Greg Lamb

Personal information
- Full name: Gregory Arthur Lamb
- Born: 4 March 1981 (age 45) Salisbury, Zimbabwe
- Nickname: Gumbos, Lamby
- Height: 6 ft 0 in (1.83 m)
- Batting: Right-handed
- Bowling: Right-arm off break Right-arm medium

International information
- National side: Zimbabwe;
- Only Test (cap 79): 1 September 2011 v Pakistan
- ODI debut (cap 107): 4 March 2010 v West Indies
- Last ODI: 6 March 2010 v West Indies
- ODI shirt no.: 19
- T20I debut (cap 21): 28 February 2010 v West Indies
- Last T20I: 13 June 2010 v India
- T20I shirt no.: 19

Domestic team information
- 1999/00: CFX Academy
- 2000/01: Mashonaland A
- 2004–2008: Hampshire (squad no. 29)
- 2009: Wiltshire
- 2009/10–2014/15: Mashonaland Eagles (squad no. 12)
- 2012/13: Mountaineers

Career statistics
| Competition | Test | ODI | FC | LA |
| Matches | 1 | 15 | 70 | 98 |
| Runs scored | 46 | 197 | 3,316 | 1,778 |
| Batting average | 23.00 | 17.90 | 33.49 | 26.53 |
| 100s/50s | –/– | –/– | 7/14 | 1/9 |
| Top score | 39 | 37 | 171 | 100* |
| Balls bowled | 192 | 642 | 5,590 | 2,441 |
| Wickets | 3 | 12 | 80 | 54 |
| Bowling average | 47.00 | 38.91 | 38.92 | 35.83 |
| 5 wickets in innings | – | – | 1 | – |
| 10 wickets in match | – | – | – | – |
| Best bowling | 3/120 | 3/45 | 7/73 | 4/38 |
| Catches/stumpings | 2/– | –/– | 53/0 | 35/– |
- Source: Cricinfo, 4 March 2026

= Greg Lamb =

Zimbabwean cricketer (born 1981)

Gregory Arthur Lamb (born 4 March 1981) is a Zimbabwean former cricketer who played international cricket for Zimbabwe and domestic cricket in England and Zimbabwe. Lamb began his career playing in the Logan Cup for the CFX Academy and Mashonaland A, before moving to England to play county cricket for Hampshire. He played for Hampshire between 2004 and 2008, and after he was released by the county, he played minor counties cricket for Wiltshire in 2009. He returned to Zimbabwe to play for the Mashonaland Eagles in the 2009–10 season, where his good form earned him selection to the Zimbabwe One Day International (ODI) and Twenty20 International (T20I) squads. Lamb would subsequently represent them in the 2010 World Twenty20 and the Cricket World Cup, before playing a single Test match in 2011 against Pakistan. He played his last international match in 2011, with his domestic career continuing until his retirement at the end of the 2012–13 season, that had seen him switch to play for the Mountaineers; he later returned to domestic cricket with the Mashonaland Eagles in the 2014–15 season, but retired again following its conclusion. After the end of his professional career, he spent two periods as batting coach of the Zimbabwe Under-19 team.

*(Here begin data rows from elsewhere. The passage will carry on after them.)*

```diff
         if (mine) *s_stop = 1;
-        return true;
+        next_check = done < kCheckTiles ? kCheckTiles : (done & ~(kCheckTiles - 1)) + kCheckTiles;
     };
-    auto stale_read = [&](bool looked) -> bool {
-        if (!looked) return false;
-        const bool stop = *s_stop != 0;
+    auto stale_read = [&]() -> bool {
+        const bool stop = __builtin_amdgcn_readfirstlane(*s_stop) != 0;
         if (stop && tid == 0) __hip_atomic_store(blk_flag + ub, 1, __ATOMIC_RELAXED, __HIP_MEMORY_SCOPE_AGENT);
         return stop;
     };
 
     int vi = i0;
-    auto second_of = [&](int first_tile, int v) { return (kHTiles == 2 && v + 1 < i1) ? visit_after(first_tile) : -1; };
-    auto first_after = [&](int a_, int b_, int v) { return v + kHTiles < i1 ? visit_after(b_ < 0 ? a_ : b_) : a_; };
-    int ta = visit(i0), tb = second_of(ta, vi);
-    if (vi < i1) { load_step(ta, tb < 0 ? ta : tb); store_step(std::integral_constant<int, 0>()); }
-    uint32_t tm0 = tm_next[0], tm1 = tm_next[1];
+    Cursor next = cursor_at(visit(i0));
+    using I0 = std::integral_constant<int, 0>;
+    using I1 = std::integral_constant<int, 1>;
+    using I2 = std::integral_constant<int, 2>;
+    using All = std::integral_constant<int, -1>;
+    using SlotB = std::integral_constant<int, HT - 1>;
+    plan_step(next);
+    load_rounds(All());
+    load_masks(I0());
+    if (HT == 2) load_masks(SlotB());
+    store_rounds(I0(), All());
+    int ta = na.t, tb = nb.t;
     __syncthreads();
+    auto step = [&](auto BUF) -> bool {
+        constexpr int buf = decltype(BUF)::value;
+        using Other = std::integral_constant<int, 1 - buf>;
+        plan_step(next);
+        load_rounds(I0());
+        __builtin_amdgcn_sched_barrier(0);
+        one_step(BUF, I0(), ta, tm[0], tm[1], [&]() { load_rounds(I1()); });
+        __builtin_amdgcn_sched_barrier(0);
+        load_masks(I0());
+        store_rounds(Other(), I0());
+        store_rounds(Other(), I1());
+        if (HT == 2) {
+            load_rounds(I2());
+            __builtin_amdgcn_sched_barrier(0);
+            if (vi + 1 < i1) one_step(BUF, SlotB(), tb, tm[2 * (HT - 1)], tm[2 * (HT - 1) + 1], []() {});
+            __builtin_amdgcn_sched_barrier(0);
+            load_masks(SlotB());
+        }
+        const int done = min(vi + HT, i1) - i0;
+        const bool looked = done >= next_check;
+        if (looked) stale_mark(vi - i0, done);
+        store_rounds(Other(), I2());
+#ifndef MACR_ABL_H_NOBARRIER
+        __syncthreads();
+#endif
+        ta = na.t; tb = nb.t; vi += HT;
+        return looked && stale_read();
+    };
     while (vi < i1) {
-        {
-            const int na = first_after(ta, tb, vi), nb = second_of(na, vi + kHTiles);
-            load_step(na, nb < 0 ? na : nb);
-            __builtin_amdgcn_sched_barrier(0);
-            one_step(std::integral_constant<int, 0>(), tslot ? tb : ta, tm0, tm1);
-            const int done = min(vi + kHTiles, i1) - i0;
-            const bool looked = stale_mark(vi - i0, done);
-            store_step(std::integral_constant<int, 1>());
-#ifndef MACR_ABL_H_NOBARRIER
-            __syncthreads();
-#endif
-            tm0 = tm_next[0]; tm1 = tm_next[1]; ta = na; tb = nb; vi += kHTiles;
-            if (stale_read(looked)) break;
-        }
+        if (step(std::integral_constant<int, 0>())) break;
         if (vi >= i1) break;
-        {
-            const int na = first_after(ta, tb, vi), nb = second_of(na, vi + kHTiles);
-            load_step(na, nb < 0 ? na : nb);
-            __builtin_amdgcn_sched_barrier(0);
-            one_step(std::integral_constant<int, 1>(), tslot ? tb : ta, tm0, tm1);
-            const int done = min(vi + kHTiles, i1) - i0;
-            const bool looked = stale_mark(vi - i0, done);
-            store_step(std::integral_constant<int, 0>());
-#ifndef MACR_ABL_H_NOBARRIER
-            __syncthreads();
-#endif
-            tm0 = tm_next[0]; tm1 = tm_next[1]; ta = na; tb = nb; vi += kHTiles;
-            if (stale_read(looked)) break;
-        }
+        if (step(std::integral_constant<int, 1>())) break;
     }
     for (int k = tid; k < kUsersPerBlock; k += THREADS) {
         const int qq = ub * kUsersPerBlock + k;
@@ -3560,7 +3625,7 @@
     plan(T1, g.grid1, g.slots1);
     g.range1 = (int)(((long long)g.ublocks * T1 + g.grid1 - 1) / g.grid1);
     g.grid_h = g.grid1;
-    if (kHTiles == 1) {
+    {
         const long long W = (long long)g.ublocks * T1;
         long long G = 2LL * resident;
         if (G > W / 8) G = W / 8;
@@ -3893,11 +3958,11 @@
         }
         if (filter_bf16) {
             const void *pass1c = half ? reinterpret_cast<const void *>(k_score_stream_h<D, KIND>) : reinterpret_cast<const void *>(k_score_stream_c<D, KIND>);
-            const size_t smem_c = half ? StreamCfgH<D>::smem : StreamCfgC<D>::smem;
+            const size_t smem_c = half ? StreamCfgH<D, h_tiles<D, KIND>()>::smem : StreamCfgC<D>::smem;
             MACR_REQUIRE(hipFuncSetAttribute(pass1c, hipFuncAttributeMaxDynamicSharedMemorySize,
                                              (int)smem_c) == hipSuccess, MACR_E_LAUNCH, "score_topk: cannot reserve %zu B of LDS", smem_c);
             if (half)
-                k_score_stream_h<D, KIND><<<geo.grid_h, StreamCfgH<D>::THREADS, smem_c, st>>>(U, n_local, users_c, ws.items_c, ws.unorm, qmax_bits, sig_u, c, c_dev,
+                k_score_stream_h<D, KIND><<<geo.grid_h, StreamCfgH<D, h_tiles<D, KIND>()>::THREADS, smem_c, st>>>(U, n_local, users_c, ws.items_c, ws.unorm, qmax_bits, sig_u, c, c_dev,
                                                                        mask_bits, zero_word, item_offset, geo.ublocks,
                                                                        ws.tau, ws.lists, ws.counts, ws.cap,
                                                                        repair ? ws.user_ovf : ws.overflow, repair ? 1 : 0,
@@ -3938,7 +4003,7 @@
             } else if (filter_bf16) {
                 auto pass0rb = half ? k_score_sample_c<D, KIND, true, true> : k_score_sample_c<D, KIND, true, false>;
                 const void *pass1rc = half ? reinterpret_cast<const void *>(k_score_stream_h<D, KIND, true>) : reinterpret_cast<const void *>(k_score_stream_c<D, KIND, true>);
-                const size_t smem_c0 = half ? StreamCfgH1<D>::smem : StreamCfgC<D>::smem, smem_c = half ? StreamCfgH<D>::smem : StreamCfgC<D>::smem;
+                const size_t smem_c0 = half ? StreamCfgH1<D>::smem : StreamCfgC<D>::smem, smem_c = half ? StreamCfgH<D, h_tiles<D, KIND>()>::smem : StreamCfgC<D>::smem;
                 hipError_t eb = hipFuncSetAttribute(reinterpret_cast<const void *>(pass0rb), hipFuncAttributeMaxDynamicSharedMemorySize, (int)smem_c0);
                 if (eb == hipSuccess) eb = hipFuncSetAttribute(pass1rc, hipFuncAttributeMaxDynamicSharedMemorySize, (int)smem_c);
                 MACR_REQUIRE(eb == hipSuccess, MACR_E_LAUNCH, "score_topk: cannot reserve %zu B of LDS", smem_c);
@@ -3952,7 +4017,7 @@
                     MACR_CHECK_LAUNCH("tau2", st);
                 }
                 if (half)
-                    k_score_stream_h<D, KIND, true><<<geo.grid_h, StreamCfgH<D>::THREADS, smem_c, st>>>(U, n_local, users_c, ws.items_c, ws.unorm, qmax_bits, sig_u, c, c_dev,
+                    k_score_stream_h<D, KIND, true><<<geo.grid_h, StreamCfgH<D, h_tiles<D, KIND>()>::THREADS, smem_c, st>>>(U, n_local, users_c, ws.items_c, ws.unorm, qmax_bits, sig_u, c, c_dev,
                                                                                 mask_bits, zero_word, item_offset, geo.ublocks, ws.tau,
                                                                                 ws.lists, ws.counts, ws.cap, ws.overflow, 0, nullptr,
                                                                                 ws.ub_map, ws.overflow + 1, geo.slots1);
```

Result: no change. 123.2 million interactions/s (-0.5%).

During his career, he made 70 first-class, 98 one-day and 63 Twenty20 (T20) appearances as an all-rounder, scoring over 5,000 runs across all formats and taking over 160 wickets. In his international career, he made 15 ODI and five T20I appearances, scoring 197 runs and taking 12 wickets in the former.

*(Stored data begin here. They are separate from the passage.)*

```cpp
__global__ __launch_bounds__(THREADS, 2) void mha_flash_fwd_x3p_kernel(const __bf16* __restrict__ ws, float* __restrict__ out,
                                                                      float* __restrict__ lse2, int C, int L, float one) {
  constexpr int KS = D / 16;
  constexpr int KROWB = D * 2 + 16;
  constexpr int KPART = KT * KROWB;
  constexpr int VROWB = KT * 2 + 8;
  constexpr int VPART = D * VROWB;
  constexpr int NKC = NQT * KT * D / 8;
  constexpr int NVC = 2 * D * 8;
  constexpr int NLD = (NKC + NVC) / THREADS;
  static_assert((NKC + NVC) % THREADS == 0, "staging geometry");
  constexpr int QB = 256;
  constexpr int VBASE = NQT * KPART;
  constexpr int BUFB = (VBASE + 2 * VPART + 15) / 16 * 16;
  __shared__ __attribute__((aligned(16))) unsigned char smem[2][BUFB];

  const int tid = threadIdx.x, lane = tid & 63, wave = tid >> 6;
  const int l31 = lane & 31, h = lane >> 5;
  const TileId tile = xcd_tile();
  const int head = tile.head, b = tile.b;
  const int heads = gridDim.y;
  const int qblk0 = tile.x * QB + wave * 64;
  const size_t piece = (size_t)L * D;
  const __bf16* qs = ws + ((size_t)b * heads + head) * F_COUNT * piece;
  const __bf16* ks = qs + F_K * piece;
  const __bf16* vs = qs + F_V * piece;
  const int ntiles = L / KT;

  u32x4 qop[2][NQT][KS];
#pragma unroll
  for (int G = 0; G < 2; ++G) {
    const int q = qblk0 + 32 * G + l31;
#pragma unroll
    for (int p = 0; p < 2; ++p)
#pragma unroll
      for (int s = 0; s < KS; ++s)
        qop[G][p][s] = *reinterpret_cast<const u32x4*>(qs + p * piece + (size_t)q * D + 16 * s + 8 * h);
    const unsigned dn2 = PAIR_DOWN2;
#pragma unroll
    for (int s = 0; s < KS; ++s) {
      unsigned w4[4];
#pragma unroll
      for (int w = 0; w < 4; ++w) asm("v_pk_mul_f16 %0, %1, %2" : "=v"(w4[w]) : "v"(qop[G][0][s][w]), "v"(dn2));
      qop[G][2][s] = u32x4{w4[0], w4[1], w4[2], w4[3]};
    }
  }

  const unsigned char* gsrc[NLD];
  int lds_off[NLD];
  int gstep[NLD];
#pragma unroll
  for (int i = 0; i < NLD; ++i) {
    const int c = i * THREADS + tid;
    if (c < NKC) {
      const int p = c / (KT * D / 8), rem = c - p * (KT * D / 8);
      const int key = rem / (D / 8), part = rem - key * (D / 8);
      gsrc[i] = reinterpret_cast<const unsigned char*>(ks + p * piece) + (size_t)rem * 16;
      lds_off[i] = p * KPART + key * KROWB + part * 16;
      gstep[i] = KT * D * 2;
    } else {
      const int cv = c - NKC;
      const int p = cv / (D * 8), rem = cv - p * (D * 8);
      const int d = rem >> 3, seg = rem & 7;
      gsrc[i] = reinterpret_cast<const unsigned char*>(vs + p * piece + (size_t)d * L) + seg * 16;
      lds_off[i] = VBASE + p * VPART + d * VROWB + seg * 16;
      gstep[i] = KT * 2;
    }
  }
  u32x4 stage[NLD];
  auto stage_load = [&](int t) {
#pragma unroll
    for (int i = 0; i < NLD; ++i) stage[i] = *reinterpret_cast<const u32x4*>(gsrc[i] + (size_t)t * gstep[i]);
  };
  auto stage_store = [&](int buf) {
#pragma unroll
    for (int i = 0; i < NLD; ++i) {
      unsigned char* dst = &smem[buf][lds_off[i]];
      *reinterpret_cast<u32x2*>(dst) = u32x2{stage[i][0], stage[i][1]};
      *reinterpret_cast<u32x2*>(dst + 8) = u32x2{stage[i][2], stage[i][3]};
    }
  };

  const int kaddr = l31 * KROWB + 16 * h;
  int vaddr[2];
#pragma unroll
  for (int p = 0; p < 2; ++p) vaddr[p] = p * VPART + l31 * VROWB + 8 * h;

  f32x16 O[2], negm16;
  f32x2 l_run[2];
  float negm2[2] = {0.f, 0.f};
#pragma unroll
  for (int G = 0; G < 2; ++G) {
    l_run[G] = f32x2{0.f, 0.f};
#pragma unroll
    for (int r = 0; r < 16; ++r) O[G][r] = 0.f;
  }
#pragma unroll
  for (int r = 0; r < 16; ++r) negm16[r] = 0.f;

  auto load_k = [&](int buf, int kb, u32x4 (&kop)[NQT][KS]) {
    const unsigned char* kbuf = smem[buf] + kb * 32 * KROWB + kaddr;
#pragma unroll
    for (int p = 0; p < NQT; ++p)
#pragma unroll
      for (int s = 0; s < KS; ++s) kop[p][s] = *reinterpret_cast<const u32x4*>(kbuf + p * KPART + 32 * s);
  };
  auto load_v = [&](int buf, int kb, u32x4 (&vop)[2][2]) {
    const unsigned char* vbuf = smem[buf] + VBASE + kb * 64;
#pragma unroll
    for (int ab = 0; ab < 2; ++ab)
#pragma unroll
      for (int p = 0; p < 2; ++p) {
        const unsigned char* src = vbuf + vaddr[p] + 32 * ab;
        const u32x2 lo = *reinterpret_cast<const u32x2*>(src);
        const u32x2 hi2 = *reinterpret_cast<const u32x2*>(src + 16);
        vop[ab][p] = u32x4{lo[0], lo[1], hi2[0], hi2[1]};
      }
  };
  auto qk = [&](const u32x4 (&kop)[NQT][KS], int G, f32x16 c) {
    f32x16 S = c;
#pragma unroll
    for (int term = 0; term < NQT; ++term)
#pragma unroll
      for (int s = 0; s < KS; ++s) {
        u32x4 qb = qop[G][term][s];
        if ((HDIFF_MUTANT & 2) && term == 1)
#pragma unroll
          for (int w = 0; w < 4; ++w) qb[w] &= 0xffe0ffe0u;
        S = mfma_f16(kop[term][s], qb, S);
      }
    return S;
  };
  auto exp_pairs = [&](const f32x16& S, u32x4 (&pop)[2][2], float& sum0, float& sum1) {
    sum0 = 0.f; sum1 = 0.f;
#pragma unroll
    for (int j = 0; j < 4; ++j) {
      const float p0 = __builtin_amdgcn_exp2f(S[4 * j]), p1 = __builtin_amdgcn_exp2f(S[4 * j + 1]);
      const float p2 = __builtin_amdgcn_exp2f(S[4 * j + 2]), p3 = __builtin_amdgcn_exp2f(S[4 * j + 3]);
      sum0 += p0 + p2;
      sum1 += p1 + p3;
      unsigned a0, a1, c0, c1;
      split2(p0, p1, one, a0, a1);
      split2(p2, p3, one, c0, c1);
      const int ab = j >> 1, o = (j & 1) * 2;
      pop[ab][0][o] = a0; pop[ab][1][o] = a1;
      pop[ab][0][o + 1] = c0; pop[ab][1][o + 1] = c1;
    }
  };
  auto softmax_pairs = [&](f32x16& S, int G, u32x4 (&pop)[2][2]) {
    float sum0, sum1;
    exp_pairs(S, pop, sum0, sum1);
    if (__builtin_amdgcn_ballot_w64(sum0 + sum1 >= P_TRIP) != 0ull) {
      float mx = fmaxf(fmaxf(S[0], S[1]), fmaxf(S[2], S[3]));
#pragma unroll
      for (int j = 1; j < 4; ++j) mx = fmaxf(mx, fmaxf(fmaxf(S[4 * j], S[4 * j + 1]), fmaxf(S[4 * j + 2], S[4 * j + 3])));
      mx = fmaxf(mx, __shfl_xor(mx, 32, 64));
      const float delta = (mx > P_SHIFT + 1.0f) ? __builtin_ceilf(mx - P_SHIFT) : 0.f;
      const int e = -(int)delta;
#pragma unroll
      for (int r = 0; r < 16; ++r) O[G][r] = __builtin_ldexpf(O[G][r], e);
      l_run[G][0] = __builtin_ldexpf(l_run[G][0], e);
      l_run[G][1] = __builtin_ldexpf(l_run[G][1], e);
      negm2[G] -= delta;
#pragma unroll
      for (int r = 0; r < 16; ++r) S[r] -= delta;
      exp_pairs(S, pop, sum0, sum1);
    }
    l_run[G][0] += sum0;
    l_run[G][1] += sum1;
  };
  auto pv = [&](const u32x4 (&vop)[2][2], const u32x4 (&pop)[2][2], int G) {
#pragma unroll
    for (int ab = 0; ab < 2; ++ab) {
      O[G] = mfma_f16(vop[ab][1], pop[ab][0], O[G]);
      O[G] = mfma_f16(vop[ab][0], pop[ab][1], O[G]);
      O[G] = mfma_f16(vop[ab][0], pop[ab][0], O[G]);
    }
  };

  stage_load(0);
  stage_store(0);
  __syncthreads();
  stage_load(ntiles > 1 ? 1 : 0);
  {
    u32x4 K0[NQT][KS];
    load_k(0, 0, K0);
    const f32x16 s0 = qk(K0, 0, negm16), s1 = qk(K0, 1, negm16);
    float t0 = s0[0], t1 = s1[0];
#pragma unroll
    for (int r = 1; r < 16; ++r) { t0 = fmaxf(t0, s0[r]); t1 = fmaxf(t1, s1[r]); }
    negm2[0] = P_SHIFT - fmaxf(t0, __shfl_xor(t0, 32, 64));
    negm2[1] = P_SHIFT - fmaxf(t1, __shfl_xor(t1, 32, 64));
  }
  auto block = [&](int buf, int kb) {
    u32x4 kop[NQT][KS], vop[2][2];
    load_k(buf, kb, kop);
    load_v(buf, kb, vop);
    f32x16 S2[2];
#pragma unroll
    for (int G = 0; G < 2; ++G) {
      float nm = negm2[G];
      asm volatile("" : "+v"(nm));
#pragma unroll
      for (int r = 0; r < 16; ++r) negm16[r] = nm;
      S2[G] = qk(kop, G, negm16);
    }
#pragma unroll
    for (int G = 0; G < 2; ++G) {
      u32x4 pop[2][2];
      softmax_pairs(S2[G], G, pop);
      pv(vop, pop, G);
    }
  };
  block(0, 0);
  block(0, 1);
  stage_store(1);
  __syncthreads();
  for (int t = 1; t < ntiles; ++t) {
    const int buf = t & 1;
    stage_load((t + 1 < ntiles) ? t + 1 : t);
    block(buf, 0);
    block(buf, 1);
    stage_store(buf ^ 1);
    __syncthreads();
  }

  float* obase = out + ((size_t)b * C + (size_t)head * D) * L;
  const float* vinv = reinterpret_cast<const float*>(qs + 8 * piece);
#pragma unroll
  for (int G = 0; G < 2; ++G) {
    float lt = l_run[G][0] + l_run[G][1];
    lt += __shfl_xor(lt, 32, 64);
    const bool bad = !(lt < OVERFLOW_LIMIT);
    const float inv = bad ? __builtin_nanf("") : 1.0f / lt;
    const int q = qblk0 + 32 * G + l31;
    if (lse2 != nullptr && h == 0)
      lse2[((size_t)b * heads + head) * L + q] = bad ? __builtin_nanf("") : __builtin_amdgcn_logf(lt) - negm2[G];
#pragma unroll
    for (int r = 0; r < 16; ++r) {
      const int d = 8 * (r >> 2) + 4 * h + (r & 3);
      obase[(size_t)d * L + q] = (O[G][r] * inv) * vinv[d];
    }
  }
}

}

namespace hdiff {

int64_t mha_fwd_x3p_workspace(int B, int C, int heads, int L) {
  const int Dh = C / heads;
  if ((Dh != 16 && Dh != 32) || L % 256 != 0 || L < 512) return 0;
  return (int64_t)B * C * L * F_COUNT * 2 + mha_fwd_h2_tail_bytes(B, C);
}

void launch_mha_fwd_x3p(const float* qkv, float* o, float* lse2, int B, int C, int heads, int L, float qscale, void* ws,
                        hipStream_t stream) {
  launch_qk_split_h2(qkv, ws, B, C, heads, L, qscale, stream);
  launch_v_split_h2(qkv, ws, B, C, heads, L, stream);
  hipLaunchKernelGGL(mha_flash_fwd_x3p_kernel, dim3(L / 256, heads, B), dim3(THREADS), 0, stream, (const __bf16*)ws, o, lse2, C, L, 1.0f);
}

}
```

Baseline: 3.045.

## Move rare softmax rescale into out-of-line asm subsection and keep per-group negm vectors

The rarely taken online-softmax rescale path (max reduction, O/l rescale, re-exponentiation) moves into inline-asm blocks placed in a cold subsection behind a scalar branch, so the hot path stays straight-line and the compiler does not keep registers live for it. The running max offset is now held as two persistent 16-wide accumulator-init vectors that are pinned to fixed VGPR ranges, so they no longer need to be broadcast before each QK MFMA. A sched_barrier also separates successive blocks. The hand-written asm and hard-coded register tuples (v[0:15], v[32:47]) are fragile and can clash with the compiler's register allocation. It also relies on manually inserted s_nop hazard padding.

```diff
diff --git a/hybrid-diffusion-underwater-atmopheric-image-enhancement_amd/csrc/attention_x3p.hip b/hybrid-diffusion-underwater-atmopheric-image-enhancement_amd/csrc/attention_x3p.hip
--- a/hybrid-diffusion-underwater-atmopheric-image-enhancement_amd/csrc/attention_x3p.hip
+++ b/hybrid-diffusion-underwater-atmopheric-image-enhancement_amd/csrc/attention_x3p.hip
@@ -11,6 +11,128 @@
 constexpr int KT = 64;
 constexpr int THREADS = 256;
 constexpr int NQT = 3;
+
+#define X3P_RARE_BEGIN "s_cmp_lg_u64 %[cond], 0\n\ts_cbranch_scc1 .Lx3pr_%=\n.Lx3pb_%=:\n\t.subsection 1\n.Lx3pr_%=:\n\t"
+#define X3P_RARE_END "s_branch .Lx3pb_%=\n\t.subsection 0"
+
+__device__ __forceinline__ float x3p_rare_delta(unsigned long long cond, const f32x16& S, int bp32) {
+  float delta, t, u;
+  asm volatile(X3P_RARE_BEGIN
+               "v_max3_f32 %[t], %[s0], %[s1], %[s2]\n\t"
+               "v_max3_f32 %[u], %[s3], %[s4], %[s5]\n\t"
+               "v_max3_f32 %[t], %[t], %[s6], %[s7]\n\t"
+               "v_max3_f32 %[u], %[u], %[s8], %[s9]\n\t"
+               "v_max3_f32 %[t], %[t], %[s10], %[s11]\n\t"
+               "v_max3_f32 %[u], %[u], %[s12], %[s13]\n\t"
+               "v_max3_f32 %[t], %[t], %[s14], %[s15]\n\t"
+               "v_max_f32 %[t], %[t], %[u]\n\t"
+               "s_nop 1\n\t"
+               "ds_bpermute_b32 %[u], %[bp32], %[t]\n\t"
+               "s_waitcnt lgkmcnt(0)\n\t"
+               "v_max_f32 %[t], %[t], %[u]\n\t"
+               "v_subrev_f32 %[u], 8.0, %[t]\n\t"
+               "v_ceil_f32 %[u], %[u]\n\t"
+               "v_cmp_lt_f32 vcc, 0x41100000, %[t]\n\t"
+               "v_cndmask_b32 %[d], 0, %[u], vcc\n\t"
+               X3P_RARE_END
+               : [d] "=&v"(delta), [t] "=&v"(t), [u] "=&v"(u)
+               : [cond] "s"(cond), [bp32] "v"(bp32), [s0] "v"(S[0]), [s1] "v"(S[1]), [s2] "v"(S[2]), [s3] "v"(S[3]), [s4] "v"(S[4]),
+                 [s5] "v"(S[5]), [s6] "v"(S[6]), [s7] "v"(S[7]), [s8] "v"(S[8]), [s9] "v"(S[9]), [s10] "v"(S[10]), [s11] "v"(S[11]),
+                 [s12] "v"(S[12]), [s13] "v"(S[13]), [s14] "v"(S[14]), [s15] "v"(S[15])
+               : "vcc", "scc");
+  return delta;
+}
+
+#define X3P_TIED16(x) [x##0] "+v"(x[0]), [x##1] "+v"(x[1]), [x##2] "+v"(x[2]), [x##3] "+v"(x[3]), [x##4] "+v"(x[4]), [x##5] "+v"(x[5]), \
+                      [x##6] "+v"(x[6]), [x##7] "+v"(x[7]), [x##8] "+v"(x[8]), [x##9] "+v"(x[9]), [x##10] "+v"(x[10]),                  \
+                      [x##11] "+v"(x[11]), [x##12] "+v"(x[12]), [x##13] "+v"(x[13]), [x##14] "+v"(x[14]), [x##15] "+v"(x[15])
+#define X3P_EACH16(op, x, y) op " %[" x "0], %[" x "0], %[" y "]\n\t" op " %[" x "1], %[" x "1], %[" y "]\n\t"       \
+                             op " %[" x "2], %[" x "2], %[" y "]\n\t" op " %[" x "3], %[" x "3], %[" y "]\n\t"       \
+                             op " %[" x "4], %[" x "4], %[" y "]\n\t" op " %[" x "5], %[" x "5], %[" y "]\n\t"       \
+                             op " %[" x "6], %[" x "6], %[" y "]\n\t" op " %[" x "7], %[" x "7], %[" y "]\n\t"       \
+                             op " %[" x "8], %[" x "8], %[" y "]\n\t" op " %[" x "9], %[" x "9], %[" y "]\n\t"       \
+                             op " %[" x "10], %[" x "10], %[" y "]\n\t" op " %[" x "11], %[" x "11], %[" y "]\n\t"   \
+                             op " %[" x "12], %[" x "12], %[" y "]\n\t" op " %[" x "13], %[" x "13], %[" y "]\n\t"   \
+                             op " %[" x "14], %[" x "14], %[" y "]\n\t" op " %[" x "15], %[" x "15], %[" y "]\n\t"
+
+__device__ __forceinline__ void x3p_rare_rescale_o(unsigned long long cond, float delta, f32x16& O) {
+  float o[16], w;
+#pragma unroll
+  for (int r = 0; r < 16; ++r) o[r] = O[r];
+  asm volatile(X3P_RARE_BEGIN
+               "v_cvt_i32_f32 %[w], %[d]\n\t"
+               "v_sub_u32 %[w], 0, %[w]\n\t"
+               X3P_EACH16("v_ldexp_f32", "o", "w")
+               "s_nop 1\n\t"
+               X3P_RARE_END
+               : X3P_TIED16(o), [w] "=&v"(w)
+               : [cond] "s"(cond), [d] "v"(delta)
+               : "scc");
+#pragma unroll
+  for (int r = 0; r < 16; ++r) O[r] = o[r];
+}
+
+#define X3P_EACH16_AT(op, b, y) op " v[%[" b "]+0], v[%[" b "]+0], %[" y "]\n\t" op " v[%[" b "]+1], v[%[" b "]+1], %[" y "]\n\t"       \
+                                op " v[%[" b "]+2], v[%[" b "]+2], %[" y "]\n\t" op " v[%[" b "]+3], v[%[" b "]+3], %[" y "]\n\t"       \
+                                op " v[%[" b "]+4], v[%[" b "]+4], %[" y "]\n\t" op " v[%[" b "]+5], v[%[" b "]+5], %[" y "]\n\t"       \
+                                op " v[%[" b "]+6], v[%[" b "]+6], %[" y "]\n\t" op " v[%[" b "]+7], v[%[" b "]+7], %[" y "]\n\t"       \
+                                op " v[%[" b "]+8], v[%[" b "]+8], %[" y "]\n\t" op " v[%[" b "]+9], v[%[" b "]+9], %[" y "]\n\t"       \
+                                op " v[%[" b "]+10], v[%[" b "]+10], %[" y "]\n\t" op " v[%[" b "]+11], v[%[" b "]+11], %[" y "]\n\t"   \
+                                op " v[%[" b "]+12], v[%[" b "]+12], %[" y "]\n\t" op " v[%[" b "]+13], v[%[" b "]+13], %[" y "]\n\t"   \
+                                op " v[%[" b "]+14], v[%[" b "]+14], %[" y "]\n\t" op " v[%[" b "]+15], v[%[" b "]+15], %[" y "]\n\t"
+#define X3P_RESCALE_REF(TUPLE, BASE)                                                                                       \
+  asm volatile(X3P_RARE_BEGIN                                                                                              \
+               "v_cvt_i32_f32 %[w], %[d]\n\t"                                                                              \
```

==Early life and education==
Gregory Arthur Lamb was born on 4 March 1981 in Salisbury, Zimbabwe. He was raised on a tobacco farm in the Karoi District of Mashonaland, with his parents farm being adjacent to that of the cricketer Robin Brown, whose son he befriended. He was educated at Karoi Rydings school, where he first played cricket aged 8, and later earned national selection at primary level. He began playing as a wicket-keeper, but became "bored" in that role, and so developed his medium pace bowling. From there, he advanced to Lomagundi College. He played little cricket in his first three years at the college, but in his final year he scored three-successive centuries at the Prince Edward School cricket festival. In addition to playing cricket for the college, Lamb also played field hockey, tennis, and squash.

==Cricket==
===Early career===
With an option to continue his education for a further year or join the Zimbabwe Cricket Academy, Lamb decided upon the latter. Playing for the Karoi District cricket team in 1998, he scored one century and six half-centuries. He played for Zimbabwe Under-19s in the 1998 Under-19 Cricket World Cup, making two appearances. He moved to Harare in 1999, and aided by his friendship with Dirk Viljoen, he joined the Old Hararians. Lamb made his debut in first-class cricket in January 1999 for the Zimbabwe Cricket Union President's XI against the touring England A team at Kwekwe; he made his debut in one-day cricket against the same opponents a week before. In March, he played a second first-class match for the Zimbabwe Cricket Academy against a touring Australian Cricket Academy team, scoring 67 runs from 67 balls in the academy's second innings. He spent the summer in England, playing club cricket for Brook in Surrey.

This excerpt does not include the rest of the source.